Adolescent endometriosis.

Abstract

Endometriosis was encountered in 66 of 140 patients (47%) who underwent laparoscopy for chronic pelvic pain at Boston Children's Hospital Medical Center. Pelvic pain associated with this diagnosis was both cyclic and acyclic and typically began 2.9 years after menarche. Other symptoms included irregular menses, gastrointestinal and bladder symptoms, and increased vaginal discharge. The diagnosis of endometriosis had not been made preoperatively in the majority of patients despite repeated pelvic examinations and thorough evaluation of the gastrointestinal and urinary tracts. Psychiatric referral had been recommended for 10 patients.
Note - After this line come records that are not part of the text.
#ifndef VSRD_QUAD_WAVES_PER_EU
#define VSRD_QUAD_WAVES_PER_EU 4
#endif
template <int kL, int kRoundsS, bool kHot, bool kFull>
__device__ __forceinline__ void silhouette_rows_kernel_body(
    FieldArgs f, const float* __restrict__ instances, RenderArgs c, const float* __restrict__ origins, const float* __restrict__ directions,
    const float* __restrict__ u_coarse, const float* __restrict__ u_fine,
    const float* __restrict__ targets, const float* __restrict__ instance_weights, float loss_scale,
    float* __restrict__ labels_out, float* __restrict__ partials, float* __restrict__ loss_partials, unsigned char* __restrict__ redo_flags) {
    constexpr int kRays = kWave / kL;
    constexpr int kG = kL == kRowLanes ? 4 : 16;
    unsigned* redo_summary = reinterpret_cast<unsigned*>(redo_flags);
    redo_flags += 16;
    if (!kHot && __builtin_amdgcn_readfirstlane(static_cast<int>(redo_summary[1])) != 0 &&
        __builtin_amdgcn_readfirstlane(static_cast<int>(redo_summary[0])) == 0) return;
    apply_device_schedule(f, c);
    extern __shared__ __attribute__((aligned(16))) float lds[];
    const int wave = wave_in_block();
    const int lane0 = lane_id();
    static_assert(kHot || !kFull, "only the hot kernel is instantiated for a full shape");
    if (kFull) c.num_samples = kL * kRoundsS;
    c.ray_indices = nullptr; c.target_columns = nullptr; c.rays_per_origin = 0;
    const int S = c.num_samples;
    const int N = f.num_instances;
    const int NP = kFull ? (kL == kRowLanes ? kQuadMaxInstances : kPairMaxInstances) : N;
    float* stage = lds + wave * quad_lds_floats(S, NP, kL);
    float* dcache = stage + kRays * quad_row_floats(S, kL);
    float* coefs = dcache + quad_cache_floats(S, NP, kL);
    float* rays = coefs + kRays * quad_coef_floats(NP);
    const bool sorted_input = (u_fine != nullptr) && (c.flags & 1u);
    Shading sh = c.sh;
    const FieldBounds bounds = field_bounds(instances, N, f.inv_t, false, c.flags);
    sh.cull = bounds.margin; sh.reach = bounds.reach; sh.yaw = bounds.yaw;
#ifdef VSRD_CULL_INNER
    sh.inner = bounds.inner;
#else
    sh.inner = 0.0f;
#endif
    sh.yaw_gradients = sh.yaw && (c.flags & 1024u) != 0u;
    sh.mlp_bits = 0u;
    sh.mlp_lds = nullptr;
    const bool hot_runs = sh.reach >= 0.0f && sh.yaw;
    if (kHot && !hot_runs) return;
    if (kHot && blockIdx.x == 0 && threadIdx.x == 0) redo_summary[1] = 1u;
#ifdef VSRD_INSTANCE_LDS
    if (kHot && kFull && kL == kRowLanes) {
        float* block = lds + waves_per_block() * quad_lds_floats(S, NP, kL);
        for (int idx = static_cast<int>(threadIdx.x); idx < N * kInstanceStride; idx += static_cast<int>(blockDim.x)) block[idx] = instances[idx];
        __syncthreads();
        instances = block;
    }
#endif
    float loss_acc = 0.0f;
    float G[kG];
#pragma unroll
    for (int s = 0; s < kG; ++s) G[s] = 0.0f;
    const int num_waves = static_cast<int>(gridDim.x) * waves_per_block();
    const int wave_global = static_cast<int>(blockIdx.x) * waves_per_block() + wave;
    const int num_groups = (c.num_rays + kRays - 1) / kRays;
    bool touched = false;
    VSRD_PHASE_CLOCK();
    for (int group = wave_global; group < num_groups; group += num_waves) {
        const int first_ray = group * kRays;
        if (!kHot && hot_runs) {
            if (__builtin_amdgcn_readfirstlane(static_cast<int>(redo_flags[group])) == 0) continue;
            touched = true;
        }
        const RowLanes rl = row_lanes<kL>(opaque_lane_id());
        wave_lds_sync();
        if (kHot) {
            const bool done = quad_step_body<kL, kRoundsS, true, false>(instances, N, NP, c, sh, first_ray, origins, directions, u_coarse, u_fine, sorted_input, targets,
                                                                        instance_weights, loss_scale, labels_out, stage, dcache, coefs, rays, G, loss_acc, rl VSRD_QUAD_CLOCK_ARG);
            if (lane0 == 0) {
                redo_flags[group] = done ? 0 : 1;
                if (!done) atomicAdd(redo_summary, 1u);
            }
        } else {
            bool done = false;
            if (sh.reach >= 0.0f && !hot_runs) {
                done = quad_step_body<kL, kRoundsS, false, false>(instances, N, NP, c, sh, first_ray, origins, directions, u_coarse, u_fine, sorted_input, targets,
                                                                  instance_weights, loss_scale, labels_out, stage, dcache, coefs, rays, G, loss_acc, rl VSRD_QUAD_CLOCK_ARG);
                if (!done) wave_lds_sync();
            }
            if (!done) quad_step_body<kL, kRoundsS, false, true>(instances, N, NP, c, sh, first_ray, origins, directions, u_coarse, u_fine, sorted_input, targets,
                                                                 instance_weights, loss_scale, labels_out, stage, dcache, coefs, rays, G, loss_acc, rl VSRD_QUAD_CLOCK_ARG);
        }
    }
    VSRD_PHASE(7);
    VSRD_PHASE_FLUSH(lane0);
    if (!kHot && hot_runs && !touched) return;
    const bool add = !kHot && hot_runs;
    float* out = partials + static_cast<size_t>(wave_global) * (N * kGradStride);
#pragma unroll
    for (int s = 0; s < kG; ++s)
        if (s * kWave + lane0 < N * kGradStride) out[s * kWave + lane0] = add ? (out[s * kWave + lane0] + G[s]) : G[s];
    const float loss_total = wave_sum(loss_acc);
    if (lane0 == 0) loss_partials[wave_global] = add ? (loss_partials[wave_global] + loss_total * loss_scale) : (loss_total * loss_scale);
}

template <int kRoundsS, bool kHot, bool kFull>
__global__ __launch_bounds__(kBlockThreads, VSRD_QUAD_WAVES_PER_EU) void render_silhouette_quad_kernel(
    FieldArgs f, const float* __restrict__ instances, RenderArgs c, const float* __restrict__ origins, const float* __restrict__ directions,
    const float* __restrict__ u_coarse, const float* __restrict__ u_fine,
    const float* __restrict__ targets, const float* __restrict__ instance_weights, float loss_scale,
    float* __restrict__ labels_out, float* __restrict__ partials, float* __restrict__ loss_partials, unsigned char* __restrict__ redo_flags) {
    silhouette_rows_kernel_body<kRowLanes, kRoundsS, kHot, kFull>(f, instances, c, origins, directions, u_coarse, u_fine, targets, instance_weights, loss_scale, labels_out,
                                                           partials, loss_partials, redo_flags);
}

template <int kL, int kRoundsS, bool kYaw, bool kRunning>
__device__ __forceinline__ bool rows_forward_body(const float* __restrict__ instances, int N, int NP, const RenderArgs& c, const Shading& sh, int first_ray,
                                                  const float* __restrict__ origins, const float* __restrict__ directions,
                                                  const float* __restrict__ u_coarse, const float* __restrict__ u_fine, bool sorted_input,
                                                  float* __restrict__ labels_out, float* __restrict__ distances_out, float* __restrict__ coarse_weights_out,
                                                  float* __restrict__ u_coarse_out, float* __restrict__ u_fine_out,
                                                  float* stage, float* dcache, float* coefs, float* rays, const RowLanes& rl) {
    constexpr int kRounds = 2 * kRoundsS;
    constexpr int kSlots = kL == kRowLanes ? 1 : 2;
    const int S = c.num_samples;
    const int num_points = 2 * S - 1;
    const int my_ray = first_ray + rl.row;
    const bool alive = my_ray < c.num_rays;
    const int ray = alive ? my_ray : (c.num_rays - 1);
    float* rowbase = stage + rl.row * quad_row_floats(S, kL);
    float* coef_own = coefs + rl.row * quad_coef_floats(NP);
    const unsigned long long real = NP > N ? ((1ull << N) - 1ull) : ~0ull;
    {
        const float* o = origins + static_cast<size_t>(ray) * c.origin_stride;
        const float* d = directions + static_cast<size_t>(ray) * 3;
        Ray r;
        r.ox = o[0]; r.oy = o[1]; r.oz = o[2]; r.rx = d[0]; r.ry = d[1]; r.rz = d[2];
        quad_ray_setup<kL>(instances, N, NP, r, coef_own, rays + rl.row * kRowRayFloats, rl);
    }
    quad_stage_samples<kL, kRoundsS>(rowbase, c, S, ray, u_coarse, u_fine, sorted_input, rl, u_coarse_out, u_fine_out, alive);
    float w1[kRoundsS];
    if (!quad_pass_one<kL, kRoundsS, kYaw, kRunning>(instances, NP, sh, rays + rl.row * kRowRayFloats, coef_own, rowbase, S, w1, rl, real)) return false;
    if (coarse_weights_out != nullptr && alive) {
#pragma unroll
        for (int k = 0; k < kRoundsS; ++k)
            if (k * kL + rl.col < S - 1) coarse_weights_out[static_cast<size_t>(my_ray) * (S - 1) + k * kL + rl.col] = w1[k];
    }
    float coarse_total = 0.0f;
#pragma unroll
    for (int k = 0; k < kRoundsS; ++k) coarse_total += seg_sum<kL>(w1[k]);
    const bool live = alive && !((c.flags & 2u) && coarse_total == 0.0f);
    const unsigned long long live_lanes = __ballot(live);
    float label[kSlots];
#pragma unroll
    for (int s = 0; s < kSlots; ++s) label[s] = 0.0f;
    if (live_lanes != 0ull) {
        unsigned active = 0u;
        int cached_round = -1;
        QuadAdjoint<kRounds> st;
        const int data_row = live ? rl.row : (__builtin_ctzll(live_lanes) / kL);
        quad_importance_merge<kL, kRoundsS>(rowbase, S, w1, rl);
        if (!quad_forward_sweep<kL, kRounds, kYaw, kRunning>(st, instances, NP, sh, rays + data_row * kRowRayFloats, coefs + data_row * quad_coef_floats(NP),
                                                              stage + data_row * quad_row_floats(S, kL) + quad_merged_offset(S, kL), num_points, live, dcache,
                                                              rowbase, label, active, cached_round, rl, real)) return false;
    }
#pragma unroll
    for (int s = 0; s < kSlots; ++s) {
        const int n = s * kL + rl.col;
        if (alive && n < N) labels_out[static_cast<size_t>(my_ray) * N + n] = live ? label[s] : 0.0f;
    }
    if (distances_out != nullptr && alive) {
        float* dst = distances_out + static_cast<size_t>(my_ray) * (2 * S);
        if (live) {
            const float* merged = rowbase + quad_merged_offset(S, kL);
            for (int idx = rl.col; idx < 2 * S; idx += kL) dst[idx] = merged[idx];
        } else if (rl.col == 0) {
            dst[0] = __builtin_nanf("");
        }
    }
    return true;
}

template <int kL, int kRoundsS, bool kHot, bool kFull>
__device__ __forceinline__ void hierarchical_rows_kernel_body(
    FieldArgs f, const float* __restrict__ instances, RenderArgs c, const float* __restrict__ origins, const float* __restrict__ directions,
    const float* __restrict__ u_coarse, const float* __restrict__ u_fine, float* __restrict__ labels_out, float* __restrict__ distances_out,
    float* __restrict__ coarse_weights_out, float* __restrict__ u_coarse_out, float* __restrict__ u_fine_out) {
    constexpr int kRays = kWave / kL;
    static_assert(kHot || !kFull, "only the hot kernel is instantiated for a full shape");
    apply_device_schedule(f, c);
    extern __shared__ __attribute__((aligned(16))) float lds[];
    const int wave = wave_in_block();
    if (kFull) c.num_samples = kL * kRoundsS;
    const int S = c.num_samples;
    const int N = f.num_instances;
    const int NP = kFull ? (kL == kRowLanes ? kQuadMaxInstances : kPairMaxInstances) : N;
    float* stage = lds + wave * quad_lds_floats(S, NP, kL);
    float* dcache = stage + kRays * quad_row_floats(S, kL);
    float* coefs = dcache + quad_cache_floats(S, NP, kL);
    float* rays = coefs + kRays * quad_coef_floats(NP);
    const bool sorted_input = (u_fine != nullptr) && (c.flags & 1u);
    Shading sh = c.sh;
    const FieldBounds bounds = field_bounds(instances, N, f.inv_t, false, c.flags);
    sh.cull = bounds.margin; sh.reach = bounds.reach; sh.yaw = bounds.yaw;
#ifdef VSRD_CULL_INNER
    sh.inner = bounds.inner;
#else
    sh.inner = 0.0f;
#endif
    sh.mlp_bits = 0u;
    sh.mlp_lds = nullptr;
    const bool hot_runs = sh.reach >= 0.0f && sh.yaw;
    if (kHot && !hot_runs) return;
    const int num_waves = static_cast<int>(gridDim.x) * waves_per_block();
// ... 157 lines not shown
    const int wave_global = static_cast<int>(blockIdx.x) * waves_per_block() + wave;
    const int num_groups = (c.num_rays + kRays - 1) / kRays;
    bool touched = false;
    for (int group = wave_global; group < num_groups; group += num_waves) {
        const int first_ray = group * kRays;
        if (!kHot && hot_runs) {
            if (__builtin_amdgcn_readfirstlane(static_cast<int>(redo_flags[group])) == 0) continue;
            touched = true;
        }
        const RowLanes rl = row_lanes<kL>(opaque_lane_id());
        wave_lds_sync();
        if (kHot) {
            const bool done = rows_backward_body<kL, kRounds, true, false>(instances, N, NP, c, sh, first_ray, origins, directions, distances, num_distances, grad_labels,
                                                                           stage, dcache, coefs, rays, G, rl);
            if (lane0 == 0) {
                redo_flags[group] = done ? 0 : 1;
                if (!done) atomicAdd(redo_summary, 1u);
            }
        } else {
            bool done = false;
            if (sh.reach >= 0.0f && !hot_runs) {
                done = rows_backward_body<kL, kRounds, false, false>(instances, N, NP, c, sh, first_ray, origins, directions, distances, num_distances, grad_labels,
                                                                     stage, dcache, coefs, rays, G, rl);
                if (!done) wave_lds_sync();
            }
            if (!done) rows_backward_body<kL, kRounds, false, true>(instances, N, NP, c, sh, first_ray, origins, directions, distances, num_distances, grad_labels,
                                                                    stage, dcache, coefs, rays, G, rl);
        }
    }
    if (!kHot && hot_runs && !touched) return;
    const bool add = !kHot && hot_runs;
    float* out = partials + static_cast<size_t>(wave_global) * (N * kGradStride);
#pragma unroll
    for (int s = 0; s < kG; ++s)
        if (s * kWave + lane0 < N * kGradStride) out[s * kWave + lane0] = add ? (out[s * kWave + lane0] + G[s]) : G[s];
}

The most constant physical finding preoperatively was tenderness with or without cul-de-sac nodularity. Eleven patients (17%) with biopsy-proved endometriosis has normal pelvic examinations. Fifty-eight percent of patients had early and minimal disease (stage I). In the remaining patients, the disease was more extensive, involving the ovaries, tubes, and/or adjacent pelvic structures (stages II-IV). Although in most instances the implants were typical in appearance, in 13 patients (20%) the disease was not recognizable grossly, but was confirmed morphologically. The regimens utilized as primary treatment were based on the stage of the disease and consisted of either ovulation suppression alone or surgery with or without subsequent ovulation suppression. A satisfactory outcome was achieved in 47 patients (71%). The remaining 19 patients (28%) who did not respond to primary treatment were either operated on or treated symptomatically and are being carefully followed.

PMID:
6458589
[PubMed - indexed for MEDLINE]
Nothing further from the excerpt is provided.